Negotiations between Alatus and Wilder continued for several months and expanded to the leadership of the Frogtown Neighborhood Association, Lux said.

CHANGE IN RENTAL CONTROL MAY RETAIN THE MARKET – AND INVITE ATTORNEYS

Armando Camacho, president and CEO of the Wilder Foundation, said his board of directors wanted to sell the vacant land and channel those funds back into Wilder’s many public services.

“Wilder has no position when it comes to rent control,” Camacho said. “We met with our board of directors. We are awaiting more information from Alatus to determine how we will move forward as an organization and as a board. We have been trying to sell this property for over 12 years and it is not an easy task for any buyer. Our community is suffering and it is an asset that will help us reinvest more resources in the community. ”

A new regulation to control rents in Saint Paul, approved by voters last month by 53-47 percent, goes into effect in May.

The ordinance limits annual rent increases to 3 percent, with no exemptions for small landlords or new construction. Over the past month, several developers said they had to suspend projects due to investor nervousness.
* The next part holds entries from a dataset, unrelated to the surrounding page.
typedef __attribute__((address_space(3))) void lds_voidx;
template <bool DMA>
__global__ __launch_bounds__(XNT, 2) void conv3x_kernel(const IgemmParams p, const int S, const int gran) {
  extern __shared__ __attribute__((aligned(16))) unsigned char smemx[];
  constexpr int PA = XPA;
  unsigned char* const Abase = smemx;
  unsigned char* const Bbase = smemx + 4 * PA;

  const int tid = threadIdx.x, lane = tid & 63, wave = tid >> 6;
  const int wm = wave >> 1, wn = wave & 1;
  const int c16 = lane & 15, g = lane >> 4, tsel = g >> 1, half = g & 1;
  const int gn = (p.Co + XBN - 1) / XBN;
  const int lin = xcd_remap(blockIdx.x, gridDim.x);
  const int bm = lin / gn, bn = lin - bm * gn;
  const int W = p.Wi, H = p.Hi, M = p.M;
  const int m0 = bm * XBM;
  const float sa = pow2_scalex(amax_read(p.amax_a)), sb = p.b_scale[0];

  const int lin0 = m0 - W - 1;
  const int base_px = lin0 > 0 ? lin0 : 0;
  const float* a_base = p.in + (long long)base_px * p.ldi;
  const __amdgpu_buffer_rsrc_t a_rs = rsrcx(a_base, ((long long)(M - base_px - 1) * p.ldi + p.Ci) * 4);
  const __amdgpu_buffer_rsrc_t b_rs = rsrcx(p.wt, (long long)p.Co * p.ldw * 4);

  const int pos0 = tid >> 2, q0 = tid & 3;
  const unsigned a_off0 = (unsigned)((lin0 + pos0 - base_px) * p.ldi * 4 + q0 * 16);
  const int a_st0 = pos0 * 32 + q0 * 8;
  const unsigned a_pstride = (unsigned)(128 * p.ldi * 4);
// ... 8 lines not shown
    unsigned o = a_off0;
    asm volatile("" : "+v"(o));
    return a_ok[j] ? o + (unsigned)j * a_pstride : OOBX;
  };
  auto a_st = [&](const int j) {
    int o = a_st0;
    asm volatile("" : "+v"(o));
    return a_in[j] ? o + j * 4096 : (XSMAX + 1) * 32 + q0 * 8;
  };
  unsigned b_off; int b_st;
  if constexpr (DMA) {
    const int plane = wave & 1, rho = 32 * (wave >> 1) + (lane >> 1), kh = lane & 1;
    const int filt = (rho & ~63) + 4 * (rho & 15) + ((rho & 63) >> 4);
    const int co = bn * XBN + filt;
    b_off = co < p.Co ? (unsigned)(co * p.ldw * 4 + (2 * kh + plane) * 16) : OOBX;
    b_st = __builtin_amdgcn_readfirstlane(plane * XPB1 + (wave >> 1) * 1024);
  } else {
    const int rho = tid >> 2, chunk = tid & 3;
    const int filt = (rho & ~63) + 4 * (rho & 15) + ((rho & 63) >> 4);
    const int co = bn * XBN + filt;
    b_off = co < p.Co ? (unsigned)(co * p.ldw * 4 + chunk * 16) : OOBX;
    b_st = (chunk & 1) * XPB1 + rho * 32 + (chunk >> 1) * 16;
  }
  unsigned msk[4];
#pragma unroll
  for (int i = 0; i < 4; ++i) {
    const int m = m0 + wm * 64 + i * 16 + c16;
    unsigned v = 0;
    if (m < M) {
      const int rem = m % (H * W), y = rem / W, x = rem - y * W;
      for (int t = 0; t < 9; ++t)
        if ((unsigned)(y + p.tap_dy[t]) < (unsigned)H && (unsigned)(x + p.tap_dx[t]) < (unsigned)W) v |= 1u << t;
    }
    msk[i] = v;
  }
  const int a_lane0 = (wm * 64 + c16) * 32 + half * 16;
  const int b_lane0 = (wn * 64 + c16) * 32 + half * 16 + tsel * 3 * XSLOT;

  const int nch = p.Ci >> 4;
  const int nper = nch >> 1;
  const int nsi = 3 * nper;

  f32x4 a_reg[XA_LD], b_reg[6];
  const unsigned lds0 = (unsigned)(uintptr_t)(lds_voidx*)smemx;
  auto store_a_piece = [&](const int buf_off, int j) {
    const f32x4 t = a_reg[j] * sa;
    const f16x4_t h = {(_Float16)t[0], (_Float16)t[1], (_Float16)t[2], (_Float16)t[3]};
    const f16x4_t l = {(_Float16)(t[0] - (float)h[0]), (_Float16)(t[1] - (float)h[1]), (_Float16)(t[2] - (float)h[2]),
                       (_Float16)(t[3] - (float)h[3])};
    if constexpr (DMA) {
      const unsigned addr = lds0 + (unsigned)(buf_off + a_st(j));
      asm volatile("ds_write_b64 %0, %1\n\tds_write_b64 %0, %2 offset:%3"
                   :: "v"(addr), "v"(__builtin_bit_cast(unsigned long long, h)), "v"(__builtin_bit_cast(unsigned long long, l)), "n"(XPA));
    } else {
      unsigned char* abuf = Abase + buf_off;
      *reinterpret_cast<uint2*>(abuf + a_st(j)) = __builtin_bit_cast(uint2, h);
      *reinterpret_cast<uint2*>(abuf + PA + a_st(j)) = __builtin_bit_cast(uint2, l);
    }
  };

  f32x4 acc[4][4];
#pragma unroll
  for (int i = 0; i < 4; ++i)
#pragma unroll
    for (int j = 0; j < 4; ++j) acc[i][j] = f32x4{0.f, 0.f, 0.f, 0.f};

  if (tid < 8) {
    const f32x4 z = {0.f, 0.f, 0.f, 0.f};
    *reinterpret_cast<f32x4*>(Abase + (tid >> 1) * PA + XSMAX * 32 + (tid & 1) * 16) = z;
  }
#pragma unroll
  for (int j = 0; j < XA_LD; ++j) a_reg[j] = ldx16(a_rs, a_off(j), 0u);
  auto dma = [&](const int stage_off, const int slot, const bool live, const unsigned soff) {
    __builtin_amdgcn_raw_ptr_buffer_load_lds(b_rs, (lds_voidx*)(Bbase + stage_off + slot * XSLOT + b_st), 16, (int)(live ? b_off : OOBX),
                                             (int)(live ? soff : 0u), 0, 0);
  };
  if constexpr (DMA) {
#pragma unroll
    for (int q = 0; q < 6; ++q) {
      const int G = q / 3, j = q - 3 * G;
      dma(0, q, true, (unsigned)p.tap_w[3 * G + j] * 4u);
    }
#pragma unroll
    for (int q = 0; q < 2; ++q)
      dma(XSTAGE, q, true, (unsigned)p.tap_w[6 + q] * 4u);
#pragma unroll
// ... 1 lines not shown
#pragma unroll
    for (int j = 0; j < XA_LD; ++j) a_reg[j] = ldx16(a_rs, a_off(j), 64u);
    asm volatile("s_waitcnt vmcnt(0)" ::: "memory");
  } else {
#pragma unroll
    for (int q = 0; q < 6; ++q) {
      const int G = q / 3, j = q - 3 * G;
      b_reg[q] = ldx16(b_rs, b_off, (unsigned)p.tap_w[3 * G + j] * 4u);
    }
#pragma unroll
    for (int j = 0; j < XA_LD; ++j) store_a_piece(0, j);
#pragma unroll
    for (int j = 0; j < XA_LD; ++j) a_reg[j] = ldx16(a_rs, a_off(j), 64u);
#pragma unroll
    for (int q = 0; q < 6; ++q) *reinterpret_cast<f32x4*>(Bbase + q * XSLOT + b_st) = b_reg[q];
#pragma unroll
    for (int q = 0; q < 6; ++q) {
      const int G = q < 3 ? 2 : 0, cc = q < 3 ? 0 : 1, j = q % 3;
      b_reg[q] = ldx16(b_rs, b_off, (unsigned)(p.tap_w[3 * G + j] + cc * 16) * 4u);
    }
  }
  __syncthreads();

  f16x8_t Al[4], Ah[4], Bh[4], Bl[4];
  int ad[4];
  auto a_addr = [&](const int T, const int J) {
    const int Ga = T == 0 ? 0 : (T == 1 ? 2 : 1), Gb = T == 0 ? 1 : (T == 1 ? 0 : 2);
    const int ta = 3 * Ga + J, tb = 3 * Gb + J;
    const int sha = (p.tap_dy[ta] + 1) * W + p.tap_dx[ta] + 1, shb = (p.tap_dy[tb] + 1) * W + p.tap_dx[tb] + 1;
    int ts = tsel;
    asm volatile("" : "+v"(ts));
    const int sh = ts ? shb : sha;
    const int tl = ts ? tb : ta;
    const int bo = T == 0 ? 0 : (T == 2 ? 2 * PA : ts * (2 * PA));
    const int base = bo + a_lane0 + sh * 32;
    const int z = bo + XSMAX * 32;
#pragma unroll
    for (int i = 0; i < 4; ++i) ad[i] = ((msk[i] >> tl) & 1) ? base + i * 512 : z;
  };
  auto read_Al = [&]() {
#pragma unroll
    for (int i = 0; i < 4; ++i) Al[i] = *reinterpret_cast<const f16x8_t*>(Abase + PA + ad[i]);
  };
  auto read_Ah = [&]() {
#pragma unroll
    for (int i = 0; i < 4; ++i) Ah[i] = *reinterpret_cast<const f16x8_t*>(Abase + ad[i]);
  };
  int st_cur = 0;
  auto read_B = [&](f16x8_t (&B)[4], const int stage_off, const int J, const int plane) {
    const unsigned char* bb = Bbase + stage_off + b_lane0;
#pragma unroll
    for (int jn = 0; jn < 4; ++jn) B[jn] = *reinterpret_cast<const f16x8_t*>(bb + J * XSLOT + plane * XPB1 + jn * 512);
  };
  auto mm = [&](const f16x8_t (&A)[4], const f16x8_t (&B)[4]) {
#pragma unroll
    for (int i = 0; i < 4; ++i)
#pragma unroll
      for (int jn = 0; jn < 4; ++jn) acc[i][jn] = __builtin_amdgcn_mfma_f32_16x16x32_f16(A[i], B[jn], acc[i][jn], 0, 0, 0);
  };

  auto body = [&](auto T_, const int u) {
    constexpr int T = decltype(T_)::value;
    constexpr int TN = (T + 1) % 3;
    const int k = 3 * u + T, c0 = 2 * u;
    const bool in_b = k + 2 < nsi;
    const int st_nxt = XSTAGE - st_cur;
    unsigned char* const bw = Bbase + st_nxt + b_st;
    auto side = [&](const int gi) {
      if constexpr (DMA) {
        if (gi < 4 && !(C3X_ABL & 1)) {
          const int sl = gi + 2, second = sl >= 3, j = sl - 3 * second;
          const int G = T == 0 ? (second ? 0 : 2) : (T == 1 ? (second ? 2 : 1) : (second ? 1 : 0));
          const int dc = T == 0 ? (second ? 1 : 0) : (T == 1 ? 1 : 2);
          dma(st_nxt, sl, k + 1 < nsi, (unsigned)(p.tap_w[3 * G + j] + (c0 + dc) * 16) * 4u);
        }
        if (gi >= 7 && !(C3X_ABL & 1)) {
          const int sl = gi - 7;
          const int G = T == 0 ? 1 : (T == 1 ? 0 : 2), dc = T == 0 ? 1 : 2;
          dma(st_cur, sl, in_b, (unsigned)(p.tap_w[3 * G + sl] + (c0 + dc) * 16) * 4u);
// ... 41 lines not shown
      mm(Ah, Bh);
      side(3 * j + 1);
      __builtin_amdgcn_sched_barrier(0);
      if (j < 2) read_B(Bh, st_cur, j + 1, 0); else read_B(Bh, st_nxt, 0, 0);
      __builtin_amdgcn_sched_barrier(0);
      mm(Ah, Bl);
      side(3 * j + 2);
      __builtin_amdgcn_sched_barrier(0);
    }
    st_cur = st_nxt;
  };
  a_addr(0, 0);
  read_Al();
  read_B(Bh, 0, 0, 0);
  {
    using I0 = std::integral_constant<int, 0>; using I1 = std::integral_constant<int, 1>; using I2 = std::integral_constant<int, 2>;
    for (int u = 0; u < nper; ++u) { body(I0{}, u); body(I1{}, u); body(I2{}, u); }
  }
  if constexpr (DMA) asm volatile("s_waitcnt vmcnt(0)" ::: "memory");
  __syncthreads();

  const float dq = 1.f / (sa * sb);
#pragma unroll
  for (int i = 0; i < 4; ++i)
#pragma unroll
    for (int jn = 0; jn < 4; ++jn) acc[i][jn] *= dq;
  const int co0 = bn * XBN + wn * 64 + 4 * c16;
  const bool co_ok = co0 < p.Co;
  const int mrow0 = m0 + wm * 64 + 4 * g;
  float* __restrict__ gout = p.out;
  if (p.accumulate && co_ok) {
#pragma unroll
    for (int i = 0; i < 4; ++i)
#pragma unroll
      for (int r = 0; r < 4; ++r) {
        const int m = mrow0 + 16 * i + r;
        if (m >= M) continue;
        const f32x4 o = *reinterpret_cast<const f32x4*>(gout + (size_t)m * p.ldo + co0);
#pragma unroll
        for (int jn = 0; jn < 4; ++jn) acc[i][jn][r] += o[jn];
      }
  }
  if (p.stats) {
    float* red = reinterpret_cast<float*>(smemx);
    float s[4] = {0.f, 0.f, 0.f, 0.f}, ss[4] = {0.f, 0.f, 0.f, 0.f};
    if (p.bt_y && co_ok) {
      const f32x4 mu = *reinterpret_cast<const f32x4*>(p.bt_mean + co0), is = *reinterpret_cast<const f32x4*>(p.bt_invstd + co0);
      f32x4 ga = {1.f, 1.f, 1.f, 1.f}, be = {0.f, 0.f, 0.f, 0.f};
      if (p.bt_gamma) ga = *reinterpret_cast<const f32x4*>(p.bt_gamma + co0);
      if (p.bt_beta) be = *reinterpret_cast<const f32x4*>(p.bt_beta + co0);
      const float* yb = p.bt_y + co0;
#pragma unroll
      for (int i = 0; i < 4; ++i) {
        f32x4 yv[4];
#pragma unroll
        for (int r = 0; r < 4; ++r) {
          const int m = mrow0 + 16 * i + r;
          yv[r] = *reinterpret_cast<const f32x4*>(yb + (size_t)(m < M ? m : M - 1) * p.Co);
        }
#pragma unroll
        for (int r = 0; r < 4; ++r) {
          const int m = mrow0 + 16 * i + r;
#pragma unroll
          for (int jn = 0; jn < 4; ++jn) {
            const float xh = (yv[r][jn] - mu[jn]) * is[jn];
            float gq = acc[i][jn][r];
            if (p.bt_act == DCN_ACT_LEAKY) gq = (ga[jn] * xh + be[jn] <= 0.f) ? gq * p.bt_slope : gq;
            gq = m < M ? gq : 0.f;
            s[jn] += gq; ss[jn] += gq * xh;
          }
        }
      }
    } else if (!p.bt_y) {
#pragma unroll
      for (int i = 0; i < 4; ++i)
#pragma unroll
        for (int r = 0; r < 4; ++r)
#pragma unroll
          for (int jn = 0; jn < 4; ++jn) { const float v = acc[i][jn][r]; s[jn] += v; ss[jn] = __builtin_fmaf(v, v, ss[jn]); }
    }
#pragma unroll
    for (int jn = 0; jn < 4; ++jn) {
      s[jn] += __shfl_xor(s[jn], 16); ss[jn] += __shfl_xor(ss[jn], 16);
      s[jn] += __shfl_xor(s[jn], 32); ss[jn] += __shfl_xor(ss[jn], 32);
    }
    if (g == 0) {
      const int col = wn * 64 + 4 * c16;
      *reinterpret_cast<f32x4*>(red + (0 * XWM + wm) * XBN + col) = f32x4{s[0], s[1], s[2], s[3]};
      *reinterpret_cast<f32x4*>(red + (1 * XWM + wm) * XBN + col) = f32x4{ss[0], ss[1], ss[2], ss[3]};
    }
    __syncthreads();
    const int groups = XBM / gran, spg = XWM / groups;
    const int rows_total = (M + gran - 1) / gran;
    for (int idx = tid; idx < 2 * XBN * groups; idx += XNT) {
      const int gq = idx / (2 * XBN), rest = idx - gq * 2 * XBN;
      const int which = rest / XBN, col = rest - which * XBN;
      float t = 0.f;
      for (int w = 0; w < spg; ++w) t += red[(which * XWM + gq * spg + w) * XBN + col];
      const int co = bn * XBN + col, srow = bm * groups + gq;
      if (co < p.Co && srow < rows_total) p.stats[((size_t)srow * 2 + which) * p.Co + co] = t;
    }
  }
  float vmax = 0.f;
  if (co_ok) {
    f32x4 sc = {1.f, 1.f, 1.f, 1.f}, sh = {0.f, 0.f, 0.f, 0.f};
    if (p.scale) sc = *reinterpret_cast<const f32x4*>(p.scale + co0);
    if (p.shift) sh = *reinterpret_cast<const f32x4*>(p.shift + co0);
#pragma unroll
    for (int i = 0; i < 4; ++i)
#pragma unroll
      for (int r = 0; r < 4; ++r) {
        const int m = mrow0 + 16 * i + r;
        if (m >= M) continue;
        f32x4 v;
#pragma unroll
        for (int jn = 0; jn < 4; ++jn) {
          float t = acc[i][jn][r] * sc[jn] + sh[jn];
          if (p.act == DCN_ACT_LEAKY) t = t > 0.f ? t : t * p.slope;
          v[jn] = t;
        }
        if (p.residual) v += *reinterpret_cast<const f32x4*>(p.residual + (size_t)m * p.ldr + co0);
        *reinterpret_cast<f32x4*>(gout + (size_t)m * p.ldo + co0) = v;
#pragma unroll
        for (int jn = 0; jn < 4; ++jn) vmax = fmaxf(vmax, fabsf(v[jn]));
      }
  }
  if (p.amax_out) {
    vmax = wave_max(vmax);
    if (lane == 0) amax_update(p.amax_out, vmax, blockIdx.x * 8 + wave);
  }
}

}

“Institutional investors don’t like uncertainty,” Lux said.

Lux on Monday called on St. Paul’s City Council to make an exception for new construction, a prospect that St. Paul Mayor Melvin Carter said he supports. Under the city’s charter, the city council cannot cancel a voter-driven vote initiative within a year, but Lux noted that they could pass an amendment so the exemption will take effect in a year to calm market fluctuations.

On Monday, Swift questioned the legality of the move and noted that the ordinance did not set the base rent for new homes.

In other words, “there are no restrictions on the amount of rent in a new building,” Swift said. “It’s just the limit on how much you can raise your rent after that. … I am interested in the fact that the threat of investors leaving development is smoke, mirrors and fear-stirring. I think they are bluffing. “

After negotiations with the city’s attorney’s office, St. Paul City Council also questioned the legality of an immediate amendment to a bylaw that they did not participate in writing or approving.

“It is very likely that no matter what happens, there will be a trial,” Lux said.